As number of breath tests drop, it's 'basically impossible' to get caught drink driving - Chris Bishop

March 27, 2019

National's police spokesman says he is not confident in the Government's road safety strategy.

If people aren't being breath tested, they'll fall back into habits of not watching what they're drinking when they drive, National's police spokesman Chris Bishop says.

There has been a sharp decline in roadside breath tests, at the same time as the road toll climbs in New Zealand.

In 2013, there were 3 million breath tests completed, but last year the number had dropped to 1.4 million - less than half the total of five years earlier.

"I think Kiwis will be concerned about that [number]," Mr Bishop said. "People really do notice it and I think over time it does change people's behaviour because when people know that there's a chance they're going to be breath tested they do think about what they're drinking.

"At the moment it's basically impossible to get stopped because the police aren't doing the tests."

Police have said they are being more strategic, more targeted, using evidence and targeting high risk areas, which all sounded good, Mr Bishop said, but it was the areas which didn't show up as high risk, which people still drove home on after having a few drinks at work or the pub, which needed to be tested as well.

"If you don't test people then you don't get that behavioural change over time and stop that drink driving."

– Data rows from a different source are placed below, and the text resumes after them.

## Stage per-column band/state/keep records in the LDS model ring via feeder wave

Moves the per-lane per-step global gathers of band bounds, state and keep index into the feeder wave, which writes a packed 16-byte column record into the LDS model ring next to each model row. The compute step then reads that record from LDS instead of issuing scattered global loads two steps ahead. This shortens the software pipeline from three to two steps and adds a window check for the lane that falls outside the fed range. The packing caps state count and sequence length, so a host-side fit check is added, and the codes buffer is padded by two steps. The cost is extra LDS writes by the feeder and some extra feeder global loads.

```diff
diff --git a/poreseq_amd/csrc/ps_colrec.h b/poreseq_amd/csrc/ps_colrec.h
--- /dev/null
+++ b/poreseq_amd/csrc/ps_colrec.h
@@ -0,0 +1,29 @@
+#ifndef PS_COLREC_H_
+#define PS_COLREC_H_
+
+#if defined(__HIPCC__)
+#define PS_COLREC_FN __host__ __device__
+#else
+#define PS_COLREC_FN
+#endif
+
+namespace ps {
+
+constexpr int COLREC_BYTES = 16;
+constexpr int COLREC_SC_BITS = 11;
+constexpr unsigned COLREC_SC_MASK = (1u << COLREC_SC_BITS) - 1u;
+constexpr int COLREC_SC_MAX = (int)COLREC_SC_MASK - 1;
+constexpr int COLREC_KC_MAX = (int)((1u << (32 - COLREC_SC_BITS)) - 2u);
+
+PS_COLREC_FN inline unsigned colrec_pack(int sc, int kc) {
+    return (sc < 0 ? 0u : (unsigned)sc + 1u) | ((kc < 0 ? 0u : (unsigned)kc + 1u) << COLREC_SC_BITS);
+}
+PS_COLREC_FN inline int colrec_sc(unsigned w) { return (int)(w & COLREC_SC_MASK) - 1; }
+PS_COLREC_FN inline int colrec_kc(unsigned w) { return (int)(w >> COLREC_SC_BITS) - 1; }
+
+PS_COLREC_FN inline bool colrec_fits(int n_states, long long C) {
+    return n_states >= 0 && n_states - 1 <= COLREC_SC_MAX && C >= 0 && C + 1 <= (long long)COLREC_KC_MAX;
+}
+
+}
+#endif
diff --git a/poreseq_amd/csrc/ps_sweep.hip b/poreseq_amd/csrc/ps_sweep.hip
--- a/poreseq_amd/csrc/ps_sweep.hip
+++ b/poreseq_amd/csrc/ps_sweep.hip
@@ -309,6 +309,7 @@
         JobD& j = bt.jobs[k];
         j.K = nd == 2 ? (bt.sparse ? -1 : K) : 0;
         j.NL = NL;
+        if (!colrec_fits(NS, j.C)) return fail(PS_ERR_UNSUPPORTED, "sweep_prepare: a sequence of " + std::to_string(j.C) + " 5-mers does not fit the strip sweep's column record (at most " + std::to_string(COLREC_KC_MAX - 1) + ")");
         if (bt.sparse) j.pitch = (std::min(2 * j.W + 1, j.n0) + 2 * (K - 1) + 3) & ~1;
         for (int d = 0; d < nd; d++) {
             SweepJob s;
@@ -317,7 +318,7 @@
             s.band_off = band_tot; band_tot += j.C + 2;
             s.q_off = q_tot; q_tot += s.T + Q_PAD;
             s.sb_off = sb_tot; if (d == 0) sb_tot += std::max(s.Q, 1);
-            s.codes_off = code_tot; if (d == 0) code_tot += (int64_t)s.T * NL * K;
+            s.codes_off = code_tot; if (d == 0) code_tot += (int64_t)(s.T + 2) * NL * K;
             if (nd == 2 && bt.sparse) { j.mat_off[d] = rec_tot + (K - 1); rec_tot += (int64_t)bt.nkeep[2 * k + d] * j.pitch + 2 * K; }
             else if (nd == 2) { j.mat_off[d] = rec_tot; rec_tot += (int64_t)s.T * NL * K; }
             maxT = std::max(maxT, s.T);
diff --git a/poreseq_amd/csrc/ps_sweep_body.h b/poreseq_amd/csrc/ps_sweep_body.h
--- a/poreseq_amd/csrc/ps_sweep_body.h
+++ b/poreseq_amd/csrc/ps_sweep_body.h
@@ -4,6 +4,7 @@
 #include "ps_dev.h"
 #include "ps_host.h"
 #include "ps_codes.h"
+#include "ps_colrec.h"
 
 namespace ps {
 
@@ -60,29 +61,34 @@
     const double lsk = J.lsk, lst = J.lst, lex = J.lex, lin = J.lin, off = J.lik_offset, log2pi = b.log2pi;
     const double NINF = -__builtin_inf();
 
-    struct Ahead { int p1, i0, i1, sc, kc, ro; };
+    struct Col { int p1, i0, i1, sc, kc; };
     gcip keep = (gcip)uni_ptr(J.keep[DIR]);
     const int pitch = uni(J.pitch);
     const PS_GLOBAL char* band_c = (const PS_GLOBAL char*)band;
     const PS_GLOBAL char* st_c = (const PS_GLOBAL char*)(DIR == 0 ? st - 1 : st);
     const PS_GLOBAL char* keep_c = (const PS_GLOBAL char*)keep;
     const PS_GLOBAL char* levs_c = (const PS_GLOBAL char*)levs;
-    auto fetch = [&](int tt, int ql) -> Ahead {
+    auto slot_of = [&](int tt, int ql) -> int {
         const int q = ql + ((lane - ql) & (NL - 1));
         const int j = clampi(tt - q, 1, max(C, 1));
-        Ahead a;
-        typedef int v3i_a4 __attribute__((ext_vector_type(3), aligned(4)));
-        const v3i_a4 b3 = *(const PS_GLOBAL v3i_a4*)(band_c + (unsigned)(8 * j - 4));
-        a.p1 = b3.x; a.i0 = b3.y; a.i1 = b3.z;
-        a.sc = *(const PS_GLOBAL int*)(st_c + (unsigned)(4 * (DIR == 0 ? j : C - j)));
-        a.kc = MODE == 2 ? *(const PS_GLOBAL int*)(keep_c + (unsigned)(4 * j)) : -1;
-        a.ro = (j & (RM - 1)) * MODEL_ROW_BYTES;
-        return a;
-    };
-    auto model_row = [&](const Ahead& a, double (&m)[8]) {
-        const v2d* row = (const v2d*)(mring + a.ro);
+        return (j & (RM - 1)) * MODEL_ROW_BYTES;
+    };
+    auto col_rec = [&](int ro) -> Col {
+        const v4i r = *(const v4i*)(mring + ro + 8 * (int)sizeof(double));
+        Col c;
+        c.p1 = r.x; c.i0 = r.y; c.i1 = r.z; c.sc = colrec_sc((unsigned)r.w); c.kc = MODE == 2 ? colrec_kc((unsigned)r.w) : -1;
+        return c;
+    };
+    auto model_row = [&](int ro, double (&m)[8]) {
+        const v2d* row = (const v2d*)(mring + ro);
         const v2d q0 = row[0], q1 = row[1], q2 = row[2], q3 = row[3];
         m[0] = q0.x; m[1] = q0.y; m[2] = q1.x; m[3] = q1.y; m[4] = q2.x; m[5] = q2.y; m[6] = q3.x; m[7] = q3.y;
+    };
+    typedef int v3i_a4 __attribute__((ext_vector_type(3), aligned(4)));
+    auto rec_load = [&](int cc, int& kc) -> v4i {
+        const v3i_a4 b3 = *(const PS_GLOBAL v3i_a4*)(band_c + (unsigned)(8 * cc - 4));
+        if (MODE == 2) kc = *(const PS_GLOBAL int*)(keep_c + (unsigned)(4 * cc));
+        return (v4i){b3.x, b3.y, b3.z, 0};
     };
 
     const bool feeder = wv == 0;
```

The scaling back started when National was in Government, but Mr Bishop said at the time now-police minister Stuart Nash "talked really big" of bringing the number up again.

"They've been in there [in Government] now for 18 months and the number of breath tests has actually fallen by 350,000 so I'd say it's really easy to talk big in opposition, it's a lot harder to deliver in Government," he said.

Mr Bishop said he was not confident, but hopeful the Government's new road safety strategy, to be announced by Julie Anne Genter in April, will increase the number of breath tests on New Zealand roads.